[Opening The input section]
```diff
+                for (int ns = 0; ns < NSUB; ++ns) {
+                    const size_t o = lane_w + (size_t)gn * w_tap_stride + (size_t)ns * 32 * CKB;
+                    bq_hi[(NT - 1) % RING][ns] = *(const bf16x8 *)(p.w_hi + o);
+                    bq_lo[(NT - 1) % RING][ns] = *(const bf16x8 *)(p.w_lo + o);
+                }
+            }
+            ds_lds_barrier();
+        }
+    } else
     for (int chunk = 0; chunk < n_chunks; ++chunk) {
         __syncthreads();
         if constexpr (!PREF) {
@@ -577,5 +667,25 @@
     }
 }
 
+template <int KS, int MSUB, int NSUB, int WM, int WN>
+static void launch_pipe_nit_b(const PlanB &pl, void *stream) {
+    static_assert(WM * WN * 64 == 256, "256 threads");
+    if (pl.nit <= 4)
+        DS_LAUNCH_BIG_LDS((conv_mfma_bf16_kernel<KS, MSUB, NSUB, WM, WN, true, 4, true, false, true>), pl.grid, 256, pl.lds_bytes, stream, pl.k);
+    else if (pl.nit <= 8)
+        DS_LAUNCH_BIG_LDS((conv_mfma_bf16_kernel<KS, MSUB, NSUB, WM, WN, true, 8, true, false, true>), pl.grid, 256, pl.lds_bytes, stream, pl.k);
+    else
+        DS_LAUNCH_BIG_LDS((conv_mfma_bf16_kernel<KS, MSUB, NSUB, WM, WN, true, 16, true, false, true>), pl.grid, 256, pl.lds_bytes, stream, pl.k);
+}
+
+template <int KS>
+static void launch_pipe_b(const PlanB &pl, void *stream) {
+    constexpr TileCfgB c0 = kCfgB[0], l0 = kCfgBLat[0], l1 = kCfgBLat[1];
+    static_assert(kNumCfgBLat == 2 && ds_bf16_has_pipe(0) && ds_bf16_has_pipe(kNumCfgB) && ds_bf16_has_pipe(kNumCfgB + 1), "");
+    if (pl.cfg == 0) launch_pipe_nit_b<KS, c0.MSUB, c0.NSUB, c0.WM, c0.WN>(pl, stream);
+    else if (pl.cfg == kNumCfgB) launch_pipe_nit_b<KS, l0.MSUB, l0.NSUB, l0.WM, l0.WN>(pl, stream);
+    else if (pl.cfg == kNumCfgB + 1) launch_pipe_nit_b<KS, l1.MSUB, l1.NSUB, l1.WM, l1.WN>(pl, stream);
+}
+
 }
 #endif
diff --git a/include/deepspeaker_hip.h b/include/deepspeaker_hip.h
--- a/include/deepspeaker_hip.h
+++ b/include/deepspeaker_hip.h
@@ -110,6 +110,8 @@
 int ds_conv_bf16_plan_describe(const ds_conv_shape *s, int x3, int *out8);
 int ds_conv_bf16_plan_describe_hinted(const ds_conv_shape *s, int x3, int flags, int *out8);
 void ds_conv_bf16_set_forced_cfg(int cfg);
+void ds_conv_bf16_set_walk(int walk);
+int ds_conv_bf16_plan_walk(const ds_conv_shape *s, int x3, int flags);
 int ds_conv_fwd_bf16(const ds_conv_shape *s, const float *x, const void *w_hi, const void *w_lo,
                      const float *scale, const float *shift, const float *residual, float *y,
                      float *stats_partial, int flags, void *stream);
```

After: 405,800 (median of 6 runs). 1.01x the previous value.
[Closing The input section]
_Problem description:_ Go through the entries above and copy every line containing "true".

_Final answer:_
+        DS_LAUNCH_BIG_LDS((conv_mfma_bf16_kernel<KS, MSUB, NSUB, WM, WN, true, 4, true, false, true>), pl.grid, 256, pl.lds_bytes, stream, pl.k);
+        DS_LAUNCH_BIG_LDS((conv_mfma_bf16_kernel<KS, MSUB, NSUB, WM, WN, true, 8, true, false, true>), pl.grid, 256, pl.lds_bytes, stream, pl.k);
+        DS_LAUNCH_BIG_LDS((conv_mfma_bf16_kernel<KS, MSUB, NSUB, WM, WN, true, 16, true, false, true>), pl.grid, 256, pl.lds_bytes, stream, pl.k);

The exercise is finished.